# Italy



## funnymunny (May 13, 2005)

I am hopefully heading from Dunkirk down to Italy early in the new year and have never driven to Italy before does anybody have info on motorway tolls or tunnel tolls or best routes to avoid


----------



## Don_Madge (May 1, 2005)

Funnymunny wrote

I am hopefully heading from Dunkirk down to Italy early in the new year and have never driven to Italy before does anybody have info on motorway tolls or tunnel tolls or best routes to avoid

Hi Funnymunny

You have not stated where you are going in Italy, but this is our preferred winter route to Bologna, We usually carry on down to Brindisi to catch the ferry to Greece. You can expect snow in the alps, the Swiss are very good at clearing the roads if you do get stuck you will not be on your own.
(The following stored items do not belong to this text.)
__global__ __launch_bounds__(256) void k_combine(
    int nsub, int nchan, const uint8_t *__restrict__ valid, const int32_t *__restrict__ info,
    const float *__restrict__ w0,
    const double *__restrict__ std_d, const double *__restrict__ mean_d, const double *__restrict__ ptp_d, int ptp_f32,
    const double *__restrict__ fft_d, const double *__restrict__ col_med, const double *__restrict__ col_mad,
    const double *__restrict__ row_med, const double *__restrict__ row_mad, double cth, double sth,
    double *__restrict__ test, float *__restrict__ W, float *__restrict__ hist, int iter,
    int32_t *__restrict__ counters)
{
    __shared__ int red[4][4];
    __shared__ unsigned long long dred[4];
    const size_t P = (size_t)nsub * nchan;
    int changed = 0, zero = 0, bad = 0, near = 0;
    unsigned long long diff = 0ull;
    const int hmax = iter < 64 ? iter : 64;
    for (size_t k = (size_t)blockIdx.x * blockDim.x + threadIdx.x; k < P; k += (size_t)gridDim.x * blockDim.x) {
        const int s = (int)(k / nchan), c = (int)(k % nchan);
        const bool v = valid[k] != 0;
        double S[4];
        S[0] = nanmax2(scale_masked_d(std_d[k], v, col_med[c], col_mad[c], cth),
                       scale_masked_d(std_d[k], v, row_med[s], row_mad[s], sth));
        S[1] = nanmax2(scale_masked_d(mean_d[k], v, col_med[nchan + c], col_mad[nchan + c], cth),
                       scale_masked_d(mean_d[k], v, row_med[nsub + s], row_mad[nsub + s], sth));
        S[2] = ptp_f32 ? nanmax2(scale_masked_f((float)ptp_d[k], v, (float)col_med[2 * nchan + c],
                                                (float)col_mad[2 * nchan + c], cth),
                                 scale_masked_f((float)ptp_d[k], v, (float)row_med[2 * nsub + s],
                                                (float)row_mad[2 * nsub + s], sth))
                       : nanmax2(scale_masked_d(ptp_d[k], v, col_med[2 * nchan + c], col_mad[2 * nchan + c], cth),
                                 scale_masked_d(ptp_d[k], v, row_med[2 * nsub + s], row_mad[2 * nsub + s], sth));
        S[3] = nanmax2(scale_plain(fft_d[k], col_med[3 * nchan + c], col_mad[3 * nchan + c], cth),
                       scale_plain(fft_d[k], row_med[3 * nsub + s], row_mad[3 * nsub + s], sth));
        double t;
        if (isnan(S[0]) || isnan(S[1]) || isnan(S[2]) || isnan(S[3])) {
            t = NAN;
// ... 11 lines not shown
        near += fabs(t - 1.0) <= kNearTie;
        const float wn = (t >= 1.0) ? 0.0f : w0[k];
        W[k] = wn;
        hist[(size_t)iter * P + k] = wn;
        changed += !(wn == hist[(size_t)(iter - 1) * P + k]);
        zero += (wn == 0.0f);
        if (info) {
            const int st = info[k];
            bad += (st < 1 || st > 4);
        }
        for (int h = 0; h < hmax; ++h)
            if (!(wn == hist[(size_t)h * P + k])) diff |= 1ull << h;
        for (int h = 64; h < iter; ++h)
            if (!(wn == hist[(size_t)h * P + k])) atomicOr(&counters[4 + h], 1);
    }
    for (int off = 32; off > 0; off >>= 1) {
        changed += __shfl_xor(changed, off);
        zero += __shfl_xor(zero, off);
        bad += __shfl_xor(bad, off);
        near += __shfl_xor(near, off);
        diff |= __shfl_xor(diff, off);
    }
    const int wave = threadIdx.x >> 6, nw = blockDim.x >> 6;
    if ((threadIdx.x & 63) == 0) {
        red[0][wave] = changed;
        red[1][wave] = zero;
        red[2][wave] = bad;
        red[3][wave] = near;
        dred[wave] = diff;
    }
    __syncthreads();
    if (threadIdx.x == 0) {
        int ch = 0, ze = 0, bd = 0, nt = 0;
        unsigned long long df = 0ull;
        for (int w = 0; w < nw; ++w) {
            ch += red[0][w];
            ze += red[1][w];
            bd += red[2][w];
            nt += red[3][w];
            df |= dred[w];
        }
        if (ch || ze)
            atomicAdd((unsigned long long *)counters, ((unsigned long long)(unsigned)ze << 32) | (unsigned)ch);
        if (bd) atomicAdd(&counters[2], bd);
        if (nt) atomicAdd(&counters[3], nt);
        for (int h = 0; h < hmax; ++h)
            if ((df >> h) & 1ull) atomicOr(&counters[4 + h], 1);
    }
}


__device__ __forceinline__ int geom_row_owner(const ShardGeom &g, int s)
{
    int r = 0;
    while (r + 1 < g.world && s >= g.row0[r + 1]) ++r;
    return r;
}
__device__ __forceinline__ int geom_chan_owner(const ShardGeom &g, int c)
{
    int r = 0;
    while (r + 1 < g.world && c >= g.chan0[r + 1]) ++r;
    return r;
}

__global__ __launch_bounds__(256) void k_pack_rows(ShardGeom g, int nchan_loc, const double *__restrict__ std_d,
                                                   const double *__restrict__ mean_d, const double *__restrict__ fft_d,
                                                   const double *__restrict__ ptp_d, const uint8_t *__restrict__ valid,
                                                   unsigned char *__restrict__ send)
{
    const size_t P = (size_t)g.nsub * nchan_loc;
    const size_t esz = valid ? 1 : 32;
// ... 476 lines not shown
    while (wpb > 1 && fixed + wpb * lay.per_wave > 150 * 1024) --wpb;
    const size_t shm = fixed + wpb * lay.per_wave;
    if (shm > 160 * 1024) return hipErrorInvalidValue;
    const unsigned grid = cap_grid(std::min<size_t>((P + wpb - 1) / wpb, 8192), a.grid_cap);
    IC_GGL(k_diag, dim3(grid), dim3(64 * wpb), shm, st, a);
    return hipGetLastError();
}

size_t diag_lds_bytes(int nbin)
{
    if (p2_supported(nbin)) return 0;
    const int nleaf_ub = nbin <= 128 ? 1 : (nbin / 64 + 1);
    const DiagLayout lay = diag_layout(nbin, nleaf_ub, nleaf_ub);
    return (size_t)lay.ntw * 16 + lay.per_wave;
}

hipError_t launch_tnorm(hipStream_t st, const double *T64, const PwPlan *plan, int nleaf_ub, double *TT)
{
    const size_t shm = (size_t)(nleaf_ub * 9 + nleaf_ub + 8) * 8;
    IC_GGL(k_tnorm, dim3(1), dim3(64), shm, st, T64, plan, TT);
    return hipGetLastError();
}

There will be plenty of trunkers to keep you happy. At least you will have your facilities with you. Make sure your van is winterised for the trip. 

Dunkirk
Lille
Mons Namur
Luxembourg (Cheap fuel & ****)
Metz
Strassburg
Basle, Vignette Swiss Motorway Toll SF40. I have no current details of costs if your van is over 3500kgs
Luzern
St Gothard Tunnel (no extra fee to use tunnel)
Lugano
Milan 
Bologna 

Tolls on this route as at Jan 2004

Metz to Strassburg Euro 15.50 
Como Euro 1.50
Milan Ring Road Euro 2.00
Milan to Bologna Euro 12.00

If you would like more details of this route send me your e-mail address by PM and I'll mail them. It's on Autoroute so I can't PM them to you.

Don


----------



## funnymunny (May 13, 2005)

Thanks for the info Don, it all helps. We intend driving from Dunkirk down to the Pompei area as quickly as is reasonable then slowly work our way back up from there taking in the usual sites.


----------



## Don_Madge (May 1, 2005)

You might find this useful as well.

CAMPER PARKING IN PISA
There is an excellent free parking area for campers in Pisa within a ten minute walk of the Leaning Tower.
Own toilet facilities are required but water and tank emptying points are available. It is a large level tarmac area behind the Tamoil filling station/Tourist coach park.
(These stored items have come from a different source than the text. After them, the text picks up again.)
int gemm_qkv(const Ctx& c, const float* A, const float* W, const void* proj, float* Q, int64_t M, int N, int n_q, const scream_batch_t& b,
             int64_t row_base, float* kvp, int a_exp, int w_exp, int k_exp, int v_exp) {
    Scope sc(c.tr, 5, M, N, D, c.st);
    if (c.fp16())
        return scream_proj_qkv_f32(A, proj, Q, M, N, n_q, b.tile_cloud, b.cloud_row0, b.cloud_len, row_base, kvp, c.split, a_exp, w_exp,
                                   k_exp, v_exp, c.st);
    if (c.split)
        return scream_gemm_qkv_split_f32(A, D, W, Q, D, M, N, D, n_q, b.tile_cloud, b.cloud_row0, b.cloud_len, row_base, kvp,
                                         SCREAM_LAYOUT_A_FRAG | (n_q ? SCREAM_LAYOUT_C_FRAG : 0), c.split, a_exp, w_exp, k_exp, v_exp,
                                         c.st);
    return scream_gemm_qkv_f32(A, D, W, Q, D, M, N, D, n_q, b.tile_cloud, b.cloud_row0, b.cloud_len, row_base, kvp, c.st);
}

int apply_and_tail_f32(const Ctx& c, const scream_layer_t& L, const scream_batch_t& b, const Workspace& w, const float* x, float* y,
                       int64_t row0, int64_t rows, int32_t kv_cloud_offset) {
    float* att = w.att + row0 * D;
    float* m1 = w.m1 + row0 * D;
    float* hid = w.hid + row0 * 4 * D;
    {
        Scope sc(c.tr, TR_ATTN_APPLY, rows, 0, 0, c.st);
        TRY(scream_attn_apply(w.q + row0 * D, D, w.kv, b.tile_cloud + row0 / SCREAM_ROW_TILE, kv_cloud_offset, b.cloud_len, att, D, rows,
                              c.st));
    }
    TRY(gemm(c, att, D, L.wm, m1, D, rows, D, D, SCREAM_EPI_RES_LN, 0, nullptr, x, L.g1, L.b1, 0, 0));
    TRY(gemm(c, m1, D, L.w1, hid, 4 * D, rows, 4 * D, D, SCREAM_EPI_RELU, 0, nullptr, nullptr, nullptr, nullptr, 0, 0));
    TRY(gemm(c, hid, 4 * D, L.w2, y, D, rows, D, 4 * D, SCREAM_EPI_RES_LN, 0, nullptr, x, L.g2, L.b2, 0, 0));
    return 0;
}

int mha_self(const Ctx& c, const scream_layer_t& L, const scream_batch_t& b, const Workspace& w, const float* x,
             float* y, int64_t row0, int64_t rows, int32_t cloud_begin, int32_t n_clouds) {
    const float* xr = x + row0 * D;
    float* qr = w.q + row0 * D;
    float* kvp = w.kvp + row0 / SCREAM_ROW_TILE * SCREAM_NHEAD * KV_ELEMS;
    TRY(gemm_qkv(c, xr, L.wqkv, L.proj, qr, rows, 3 * D, D, b, row0, kvp, L.e_xq, L.e_wqkv, L.e_k, L.e_v));
    if (c.split) {
        {
            Scope sc(c.tr, TR_KV_REDUCE, rows, 0, 0, c.st);
            TRY(scream_kv_finalize_image(kvp, b.cloud_row0, b.cloud_len, row0, cloud_begin, n_clouds, w.kvimg, 1, 0, 0, c.split, c.st));
        }
        Scope sc(c.tr, TR_TAIL_FUSED, rows, (L.tail_next_q ? 10 : 9) * D, D, c.st);
        return scream_layer_tail_f32(qr, w.kvimg, b.tile_cloud + row0 / SCREAM_ROW_TILE, 0, b.cloud_len, xr, L.tail, L.g1,
                                     L.b1, L.g2, L.b2, y + row0 * D, L.tail_next_q ? qr : nullptr, rows, c.split, &L.tail_exps, c.st);
    }
    {
        Scope sc(c.tr, TR_KV_REDUCE, rows, 0, 0, c.st);
        TRY(scream_kv_finalize(kvp, b.cloud_row0, b.cloud_len, row0, cloud_begin, n_clouds, w.kv, c.st));
    }
    return apply_and_tail_f32(c, L, b, w, xr, y + row0 * D, row0, rows, 0);
}

int cross_kv_all(const Ctx& c, const scream_model_t& m, const scream_batch_t& b, const Workspace& w, const float* x_tgt) {
    const int64_t rs = b.rows_src, rt = b.rows_total - b.rows_src;
    const scream_layer_t& L0 = m.layers_host[m.n_self + 1];
    TRY(gemm_qkv(c, x_tgt, m.wkv_cross, m.proj_cross, nullptr, rt, 2 * D * m.n_cross, 0, b, rs, w.kvp_cross, L0.e_xkv, m.e_wkv_cross, m.e_k_cross,
                 m.e_v_cross));
    Scope sc(c.tr, TR_KV_REDUCE, rt, 0, 0, c.st);
    return scream_kv_finalize_image(w.kvp_cross, b.cloud_row0, b.cloud_len, rs, b.n_pairs, b.n_pairs,
                                 w.kvimg_cross - (int64_t)b.n_pairs * scream_kv_image_bytes(), m.n_cross, w.kvp_cross_stride,
                                 w.kvimg_cross_stride, c.split, c.st);
}

int mha_cross(const Ctx& c, const scream_layer_t& L, const scream_batch_t& b, const Workspace& w, const float* x_src,
              const float* x_tgt, float* y, const char* kvimg_layer) {
    const int64_t rs = b.rows_src, rt = b.rows_total - b.rows_src;
    if (!c.fp16())
        TRY(gemm(c, x_src, D, L.wq, w.q, D, rs, D, D, SCREAM_EPI_ELU1, D, nullptr, nullptr, nullptr, nullptr, L.e_xq, L.e_wq,
                 c.split ? (SCREAM_LAYOUT_A_FRAG | SCREAM_LAYOUT_C_FRAG) : 0));
    if (c.split) {
        Scope sc(c.tr, TR_TAIL_FUSED, rs, 9 * D, D, c.st);
        return scream_layer_tail_f32(w.q, kvimg_layer, b.tile_cloud, 0, b.cloud_len + b.n_pairs, x_src, L.tail, L.g1, L.b1, L.g2,
                                     L.b2, y, nullptr, rs, c.split, &L.tail_exps, c.st);
    }
    TRY(gemm_qkv(c, x_tgt, L.wkv, nullptr, nullptr, rt, 2 * D, 0, b, rs, w.kvp, 0, 0, 0, 0));
    {
        Scope sc(c.tr, TR_KV_REDUCE, rt, 0, 0, c.st);
        TRY(scream_kv_finalize(w.kvp, b.cloud_row0, b.cloud_len, rs, b.n_pairs, b.n_pairs, w.kv, c.st));
    }
    return apply_and_tail_f32(c, L, b, w, x_src, y, 0, rs, b.n_pairs);
}

}

extern "C" const char* scream_version(void) { return "scream_hip gfx950 abi21"; }
extern "C" int scream_abi_version(void) { return 21; }

extern "C" void* scream_trace_create(int32_t capacity) {
    if (capacity <= 0) return nullptr;
    Trace* t = new Trace();
    t->capacity = capacity;
    t->ev.resize(2 * (size_t)capacity);
    t->kind.resize(capacity);
    t->n.resize(capacity);
    t->k.resize(capacity);
    t->m.resize(capacity);
    for (auto& e : t->ev) {
        if (hipEventCreate(&e) != hipSuccess) {
            delete t;
            return nullptr;
        }
    }
    return t;
}

extern "C" void scream_trace_destroy(void* trace) {
    Trace* t = reinterpret_cast<Trace*>(trace);
    if (!t) return;
    for (auto& e : t->ev) (void)hipEventDestroy(e);
    delete t;
}

extern "C" int scream_trace_reset(void* trace) {
    SCREAM_REQUIRE(trace, SCREAM_EINVAL);
    reinterpret_cast<Trace*>(trace)->count = 0;
    return 0;
}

We stayed for two nights with about nine other campers and it was very quiet

There is another camper parking area close to the city wall but it's very scruffy and gets crowded.

Directions.

North of Pisa on Via Aurelia SS 1 at KM 336 traffic lights turn left if coming from the north and turn right if coming from the south. After exiting
underpass at traffic lights turn left into Via Pietrasantina. Enter underpass and site is on the right behind Tamoil filling station about 200
metres after exiting underpass. Entrance to site is immediately before the filling station.

Pisa is well worth a visit there is more than just the leaning tower in the old city.

FLORENCE
Camping Michelangelo (www.ecvaanze.it) is situated in an olive grove overlooking the old city of Florence There are fine views of the city from the site. There is a bus stop outside the site or one can walk to the city in about twenty minutes. It has two shortcomings the price 30 Euro per night and 3 amp electricity.

We stayed three nights but most people only stayed two. The site is excellent for short stays and the facilities are very good and well maintained. The site does have problems when it's wet. The lower pitches tend to get waterlogged after heavy rain.

The site gets very crowded. If you have anything over seven metres arrive on site before midday. The reception staff are very helpful with maps and directions etc.

DIRECTIONS

Leave Autostrada A1 at Florence Certosa. Follow the Florence signs for about 3 miles then follow Piazzale Michelangelo (Yellow sign) signs. This is a very large viewing area overlooking the city. The site is on the left 200 metres past the viewing point. If approaching from any other direction just follow the signs for Piazzle Michelangelo which is well signed from the city centre.

VENICE ON THE CHEAP.

The cheapest way to see Venice is to free camp at Punti Sabbioni and then the ferry to St Marks (6 Euro & 50 minutes). They run every half hour throughout the day.

Take the road signed Cavallino/Punti Sabbioni from Jessolo at the ferry terminal turn left and parking is available on the left in approx 200 metres. There is also Camper Service parking area Euro 14 per night (Parking/electricity/water/tank emptying facility) at approx 500 metres in the same direction. Camping Mirimare is next to the camper parking and they charge Euro 19 per night.

There is also parking by turning right at the ferry terminal and parking is available on the left in approx 300 metres.

This is the situation in mid May. It could change in the high season as parking is at a premium in the area.

A new bus station/paid parking area is under construction at the ferry terminal. It's due for completion in mid July.

WARNING 
As you approach Punti Sabbioni you will see the tourist coach park on the right. When you have passed the coach park you will most likely see people standing in the middle of the road waving their arms about. Don't panic they are only trying to get you to use their paid parking areas at five Euro a go. They can get pretty persistent when business is slow.


----------



## autostratus (May 9, 2005)

I received our Carefree (Camping & Caravanning) summer 2005 overseas holiday brochure today.

For those interested but have not yet got round to reading it they are advertising an escorted tour to Italy in May 2005.
Previously they had 2 tours in September so this is a new departure.

The September tours are usually booked up before the brochure comes out but it could be that a quick application for a place for May might succeed.


----------



## funnymunny (May 13, 2005)

Thanks Gillian but not really interested in escorted tours, done that in between years of motorhoming but much prefer to do my own thing but having said that there are 4 vans along on this trip all friends so should be interesting


----------